While an examination of Electronic Arts can provide insight on nearly any aspect of the industry, the company is an especially worthy subject for the second part of GameSpot‘s look at the business side of innovation. After all, the case can be made that the company is practically the antithesis of innovation (pioneering the annualized franchise phenomenon with Madden and relying heavily on sales of sequels and licensed properties), or even one of its champions, having released some of the most innovative and influential titles of the last decade (The Sims, Ultima Online, Black and White).

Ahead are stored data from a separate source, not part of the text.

// ... 7 lines not shown
    const float* eshift;
    float ealpha;
    float emult;
    float* colpart;
    const float* fin_wf;
    const float* fin_bf;
    const float* fin_x;
    float* fin_xhat;
    float* fin_l1;
    float* fin_rec_partial;
    float* fin_red_partial;
    float* fin_dc;
    unsigned* fin_bits;
    float* fin_dxhat;
    float fin_inv_batch;
};

void uad_launch_conv_f(const UadConvDesc& d, const float* big_in, UadXform xf, const float* W,
                       float* small_out, UadEpilogue ep, hipStream_t st, const float* Wpacked = nullptr,
                       UadGemmWs ws = UadGemmWs{nullptr, 0}, const unsigned short* Wp16 = nullptr, long long w16_plane = 0,
                       bool generic_bf16x3 = false, int planes16 = 2);
void uad_launch_conv_d(const UadConvDesc& d, const float* small_in, UadXform xf, const float* W,
                       float* big_out, UadEpilogue ep, hipStream_t st, const float* Wpacked = nullptr,
                       UadGemmWs ws = UadGemmWs{nullptr, 0}, const unsigned short* Wp16 = nullptr, long long w16_plane = 0,
                       bool generic_bf16x3 = false, int planes16 = 2);
void uad_launch_pack_weights_bf16(const float* params, unsigned short* w16_f, unsigned short* w16_d, const long long* offs,
                                  const int* cbs, const int* css, const int* taps, int n, hipStream_t st);
void uad_launch_pack_weights_bf16_3p(const float* params, unsigned short* w3_f, unsigned short* w3_d, const long long* offs,
                                     const int* cbs, const int* css, const int* taps, int n, hipStream_t st);
bool uad_conv_k3_takes(const UadConvDesc& d, bool f_type);
// ... 12 lines not shown
void uad_conv_plan_query(const UadConvDesc& d, bool f_type, bool have_pack, size_t ws_floats, int ncounters, int planes16, bool inst_ok, long long* out);
void uad_conv_w_plan_query(const UadConvDesc& d, bool math_bf16x3, int planes16, bool fbb, bool xa, bool xs, bool generic_bf16x3, bool defer_reduce, long long* out);
size_t uad_conv_w_partial_floats(const UadConvDesc& d);
bool uad_conv_w_supports_fb_bits(const UadConvDesc& d, bool math_bf16x3);
void uad_launch_conv_w(const UadConvDesc& d, const float* big, UadXform xfb, const float* small, UadXform xfs,
                       float* dW, float* partial, hipStream_t st, bool math_bf16x3 = false,
                       hipStream_t reduce_st = nullptr, hipEvent_t ev = nullptr, bool generic_bf16x3 = false, bool defer_reduce = false, int planes16 = 2);
void uad_launch_conv_w_reduce(const UadConvDesc& d, float* dW, float* partial, hipStream_t st, bool math_bf16x3);

void uad_launch_reduce_partials(const float* partial, int S, int L, float scale, float* out, hipStream_t st);
void uad_launch_bn_grad_finalize(const float* colpart, int T, int C, const float* gamma, float rstd,
                                 float* dgamma, float* dbeta, float* dbias, hipStream_t st, float* scratch = nullptr);
size_t uad_bn_grad_finalize_scratch_floats(int C);
void uad_launch_final_gradfin(const float* red, int C, const float* gamma, float rstd, float* dwf, float* dbf, float* dgamma, float* dbeta,
                              float* dbias, hipStream_t st);
void uad_launch_colsum(const float* g, int rows, int C, float* out, float* scratch, hipStream_t st);
size_t uad_colsum_scratch_floats(int rows, int C);

void uad_launch_conv_first_fwd(const UadConvDesc& d, const float* x, const float* W, const float* bias,
                               float* out, hipStream_t st);
size_t uad_conv_first_wgrad_partial_floats(const UadConvDesc& d);
void uad_launch_conv_first_wgrad(const UadConvDesc& d, const float* x, const float* g, float* dW,
                                 float* partial, hipStream_t st);

struct UadFinalArgs {
    int N, H, W, C;
    const float* c_last;
    const float* scale;
    const float* shift;
    float alpha;
// ... 123 lines not shown
void uad_launch_spatial_z_fwd(const float* c, const float* gamma, const float* beta, float rs0, float alpha, const float* mask, int rows,
                              int C, float* z, hipStream_t st);
int uad_spatial_z_bwd_blocks(int rows);
void uad_launch_spatial_z_bwd(const float* dz, const float* c, const float* gamma, const float* beta, float rs0, float alpha,
                              const float* mask, int rows, int C, float* dc, float* colpart, hipStream_t st);
struct UadRngJob { float* out; int per_sample; int kind; float rate; int stream; };
void uad_launch_rng_fill(const UadRngJob* jobs, int njobs, int n, unsigned long long seed, unsigned long long step, long long sample0,
                         hipStream_t st);
void uad_launch_clock_probe(unsigned long long* out, unsigned long long ticks, hipStream_t st);
void uad_launch_gather_slices(const float* src, const int* idx, int n, long long slice_elems, float* out, hipStream_t st);
void uad_launch_gather_mask(const unsigned char* labels, const int* idx, int n, long long slice_px, const unsigned char* lut,
                            float* out, hipStream_t st);
void uad_launch_mul(const float* x, const float* mask, float* y, size_t n, hipStream_t st);
void uad_launch_loss_finalize(const float* rec_partial, int n, int n_vae, int bps, const float* kl_per_sample,
                              float inv_batch, float rec_scale, float* rec_per_sample, float* scalars, hipStream_t st);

As general manager of Electronic Arts‘ Los Angeles studio, Neil Young is no doubt more partial to the latter view. As he explains it, there are two types of innovation: franchise innovation (taking a new concept from scratch, as with Will Wright‘s upcoming Spore) and feature innovation (tinkering with an existing franchise, like putting the quarterback vision feature into Madden NFL 06). Looking forward, the emphasis at EA is primarily on feature innovation.
"We want to make sure that all of the franchise businesses have the right level of innovation inside them and I think that we have been guilty of not doing that historically in certain areas of the business," Young admits, referencing Medal of Honor as an EA series in need of a change. "So a focus for us right now is, how do we get new, innovative features that take the existing franchises and move them forward in interesting ways? And then I think what you‘ll see is a couple of--you know a couple might be the wrong term--but some very focused bets at doing really innovative and different things."